Privacy Policy
Protecting your personal data matters to us. Below we inform you about the processing of your data in accordance with the GDPR. (The legally binding text is the German version.)
1. Controller
The controller within the meaning of the GDPR is: Dr. Daniel Zeiß GmbH Niedenau 36, 60325 Frankfurt am Main Email: praxis@danielzeiss.de · Phone: 069 34868114
TODO(Praxis): Falls ein Datenschutzbeauftragter bestellt ist, dessen Kontaktdaten hier ergänzen. — Add the data protection officer’s contact details if one has been appointed.
2. Medical confidentiality & health data
As a medical practice we are bound by medical confidentiality. Your health data (e.g. histories, diagnoses, findings) is processed to fulfil the treatment contract on the basis of Art. 9(2)(h) GDPR in conjunction with § 22 BDSG, and treated strictly confidentially.

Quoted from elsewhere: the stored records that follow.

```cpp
int pp_linear_skinny(const float* x, int rows, int K, const void* w, const float* bias, int N, float* out, int ldo,
                     int act_in, int act_out, int dtype, void* stream);

int pp_timestep_embedding(const float* t_dev, int rows, int dim, float* out, void* stream);

size_t pp_groupnorm_workspace_bytes(int batch, int hw, int C);
int pp_groupnorm_stats(const void* x1, int c1, const void* x2, int c2, int batch, int hw, int groups,
                       float* workspace, int dtype, void* stream);
int pp_groupnorm_apply(const void* x1, int c1, const void* x2, int c2, int batch, int hw, int groups, float eps,
                       const float* gamma, const float* beta, const float* workspace, int silu, void* y,
                       int dtype, void* stream);

int pp_groupnorm_apply_acc(const void* x1, int c1, const void* x2, int c2, int batch, int hw, int groups, float eps,
                           const float* gamma, const float* beta, const int64_t* acc, int silu, void* y, int dtype,
                           void* stream);
int pp_zero_u64(void* dst, long long n, void* stream);

int pp_layernorm(const void* x, int rows, int C, const float* gamma, const float* beta, float eps, void* y,
                 int dtype, void* stream);

int pp_attention_fwd(const void* q, int ldq, const void* k, int ldk, const void* vt, int ldvt, void* o, int ldo,
                     int batch, int heads, int nq, int nk, int d, float scale, int dtype, void* stream);
#define PP_ATTN_AUTO 0
#define PP_ATTN_PHASED 1
#define PP_ATTN_PIPE_Q32 2
#define PP_ATTN_PIPE_Q64 3
#define PP_ATTN_PIPE_LOG2 4
int pp_attention_log2_ok(int nq, int nk, int d);
int pp_attention_fwd_variant(const void* q, int ldq, const void* k, int ldk, const void* vt, int ldvt, void* o, int ldo,
                             int batch, int heads, int nq, int nk, int d, float scale, int dtype, int variant,
                             void* stream);
int pp_transpose_v(const void* v, int ld, int batch, int nk, int cols, void* vt, int ldvt, void* stream);

int pp_conv3x3_direct(const void* x, int batch, int hin, int win, int cin, const void* w, const float* bias,
                      int cout, int stride, int silu_out, const void* add, void* out, int dtype, void* stream);
int pp_conv3x3_smallcout(const void* x, int batch, int h, int w_, int cin, const void* w, const float* bias, int cout,
                         float* out_nchw, int dtype, void* stream);
int pp_gn_conv3x3_smallcout_supported(int cin, int cout, int groups);
int pp_gn_conv3x3_smallcout(const void* x, int batch, int h, int w, int cin, int groups, float eps, const float* gamma,
                            const float* beta, const int64_t* acc, const void* wgt, const float* bias, int cout,
                            float* out_nchw, int dtype, void* stream);

int pp_nchw_to_nhwc(const void* src, int src_dtype, int batch, int c, int hw, int src_batch_mod, void* dst, int ldc,
                    int c0, int dtype, void* stream);
int pp_nhwc_to_nchw(const void* src, int batch, int c, int hw, void* dst, int dst_dtype, int dtype, void* stream);
int pp_add_bf16(const void* a, const void* b, void* out, long long n, int dtype, void* stream);

int pp_cfg_sched_step(const float* eps2, int cfg, float guidance, float* latents, float* m_prev, int n, int kind,
                      const float* coef_table, int32_t* step_dev, uint32_t* advance_ticket, void* stream);
int pp_ddim_variance_noise(float* latents, const float* noise, int n, const float* coef_table, const int32_t* step_dev,
                           void* stream);
int pp_cfg_lcm_step(const float* eps2, int cfg, float guidance, float* latents, const float* noise, int n,
                    const float* coef_table, int32_t* step_dev, uint32_t* advance_ticket, void* stream);
int pp_cfg_sigma_step(const float* eps2, int cfg, float guidance, float* latents, const float* noise, int n,
                      const float* coef_table, int32_t* step_dev, uint32_t* advance_ticket, void* stream);
int pp_cfg_ksampler_step(const float* eps2, int cfg, float guidance, float* latents, float* state, const float* noise, int n,
                         const float* coef_table, int32_t* step_dev, uint32_t* advance_ticket, void* stream);

int pp_tfront_supported(int M, int c, int rows_per_batch, int gn_groups);
int pp_tfront(const void* x, int ldx, const void* gn_acc, const float* gn_gamma, const float* gn_beta, float gn_eps, int gn_groups,
              const void* w1, const float* b1, const void* w2p, const float* cs2, const float* b2, float ln_eps, void* hs,
              int ldhs, void* qk, int ldqk, void* vt, int ldvt, int M, int c, int rows_per_batch, float q_scale, int dtype,
              void* stream);
int pp_xattn_block_supported(int M, int c, int rows_per_batch, int nctx, int heads);
int pp_xattn_fold(const void* k, int ldk, const void* vt, int ldvt, int batch, int nctx, int heads, int c, const void* wq,
                  const float* q_colsum, const float* q_bias, const void* wo, float scale, void* gt, float* gcs,
                  float* gbias, void* ht, int kperm, int dtype, void* stream);
int pp_xattn_block(const void* x, int ldx, const void* res, int ldres, const float* ln_stats, int ln_tiles, float ln_eps,
                   const void* gt, const float* gcs, const float* gbias, const void* ht, const float* bias_o, void* out,
                   int ldo, float* row_stats_out, int M, int c, int rows_per_batch, int src_wrap_rows, const void* pre_w,
                   const float* pre_b, int dtype, void* stream);

int pp_ff_fused_supported(int M, int c, int rows_per_batch);
int pp_ff_fused(const PPGemmArgs* g2, const void* w1, const float* b1, const float* cs1, const float* ln_stats, int ln_tiles,
                float ln_eps, int w2_kperm, void* stream);

int pp_latent_blend(float* latents, const float* image_latents, const float* mask, const float* noise,
                    const float* renoise_table, const int32_t* step_dev, int batch, int channels, int hw, void* stream);

int pp_step_head(const float* temb_table, const int32_t* step_dev, float* temb_out, int row_floats, const float* latents,
                 int batch, int c, int hw, int src_batch_mod, void* x_in, int ldc, int c0, int dtype, void* zero_dst,
                 long long n_zero, void* stream);
int pp_step_head_scaled(const float* temb_table, const int32_t* step_dev, float* temb_out, int row_floats, const float* latents,
                        int batch, int c, int hw, int src_batch_mod, void* x_in, int ldc, int c0, int dtype, void* zero_dst,
                        long long n_zero, const float* in_div, void* stream);
int pp_step_select_t(const float* timesteps, const int32_t* step_dev, float* t_out, void* stream);
int pp_step_advance(int32_t* step_dev, void* stream);

int pp_mask_prep(int mode, const float* a, const float* b, float* out, int batch, int c, int h, int w, int ho, int wo,
                 void* stream);

int pp_embed_splice(const void* table, const void* ext, const int32_t* src_row, void* out, int n_rows,
                    long long row_bytes, void* stream);

int pp_softmax_rows(const float* s, long long lds, int rows, int n, float scale, void* p, long long ldp, int dtype,
                    void* stream);

int pp_attention_small(const void* q, int ldq, const void* k, int ldk, const void* v, int ldv, void* o, int ldo,
                       int batch, int heads, int nq, int nk, int d, float scale, int causal, int dtype, void* stream);

#define PP_LORA_MAX_ADAPTERS 8
#define PP_LORA_MAX_RANK 128
#define PP_LORA_ROWS_PLAIN 0
#define PP_LORA_ROWS_GEGLU 1
#define PP_LORA_COLS_PLAIN 0
#define PP_LORA_COLS_IGEMM 1
#define PP_LORA_COLS_KPERM 2
#define PP_LORA_COLS_KPERM_GEGLU 3
typedef struct PPLoraMergeArgs {
  int32_t N, K;
  const float* w;
  int64_t ldw;
  int32_t n_adapters;
  int32_t rank[PP_LORA_MAX_ADAPTERS];
  float coef[PP_LORA_MAX_ADAPTERS];
  const float* up[PP_LORA_MAX_ADAPTERS];
  const float* down[PP_LORA_MAX_ADAPTERS];
  const float* gamma;
  const float* beta;
  const float* badd;
  void* out;
  int64_t ldo;
  int32_t out_rows, out_cols, out_dtype;
  int32_t row_mode, row_off;
  int32_t col_mode, col_off, taps, cin_pad;
  float* colsum;
  float* bias;
} PPLoraMergeArgs;
int pp_lora_merge(const PPLoraMergeArgs* args, void* stream);

int pp_freeu(const void* hidden, void* hidden_out, int ch, const void* skip, void* skip_out, int cs, int batch, int h, int w,
             const float* bs, int64_t* acc, int groups, int dtype, void* stream);

#define PP_IP_MAX_TOKENS 64
int pp_ip_attn_add(const void* q, int ldq, const void* k_ip, const void* v_ip, void* o, int ldo, int batch, int heads, int nq,
                   int nk, int d, float qk_scale, float ip_scale, int dtype, void* stream);

#ifdef __cplusplus
}
#endif
#endif
```

### powerpaint_amd/_lib.py

```python
import ctypes as C
import os

_HERE = os.path.dirname(os.path.abspath(__file__))
LIB_PATH = os.path.join(_HERE, "libpp_hip.so")
if os.environ.get("PP_LAB") == "1" and os.environ.get("PP_LIB"):
    LIB_PATH = os.path.abspath(os.environ["PP_LIB"])

PP_X_PLAIN, PP_X_CONV3X3 = 0, 1
PP_ACT_NONE, PP_ACT_GEGLU, PP_ACT_SILU, PP_ACT_SOFTMAX80 = 0, 1, 2, 3
PP_TILE_AUTO, PP_TILE_128x160, PP_TILE_64x160, PP_TILE_256x160 = 0, 1, 2, 3
PP_DT_F32, PP_DT_BF16, PP_DT_F16 = 0, 1, 2
PP_ATTN_AUTO, PP_ATTN_PHASED, PP_ATTN_PIPE_Q32, PP_ATTN_PIPE_Q64, PP_ATTN_PIPE_LOG2 = 0, 1, 2, 3, 4
ABI_VERSION = 29
PP_ERR = {0: "PP_OK", -1: "PP_ERR_BAD_ARG", -2: "PP_ERR_UNSUPPORTED", -3: "PP_ERR_LAUNCH", -4: "PP_ERR_WORKSPACE"}

vp, i32, f32, sz = C.c_void_p, C.c_int32, C.c_float, C.c_size_t
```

3. Data collected when visiting the site
When you access our website, your browser automatically transmits information that is stored in server log files: IP address, date and time, requested resource, browser type and version, operating system, referrer URL. The legal basis is our legitimate interest in secure, functional operation (Art. 6(1)(f) GDPR).
These log files are also the sole source for our reach measurement — see section 6.
4. Contact form and email
If you contact us via the form or by email, we process the data you provide (name, contact details, request) to handle your enquiry. Legal basis: Art. 6(1)(b) and (a) GDPR. Please do not transmit sensitive health data via the form.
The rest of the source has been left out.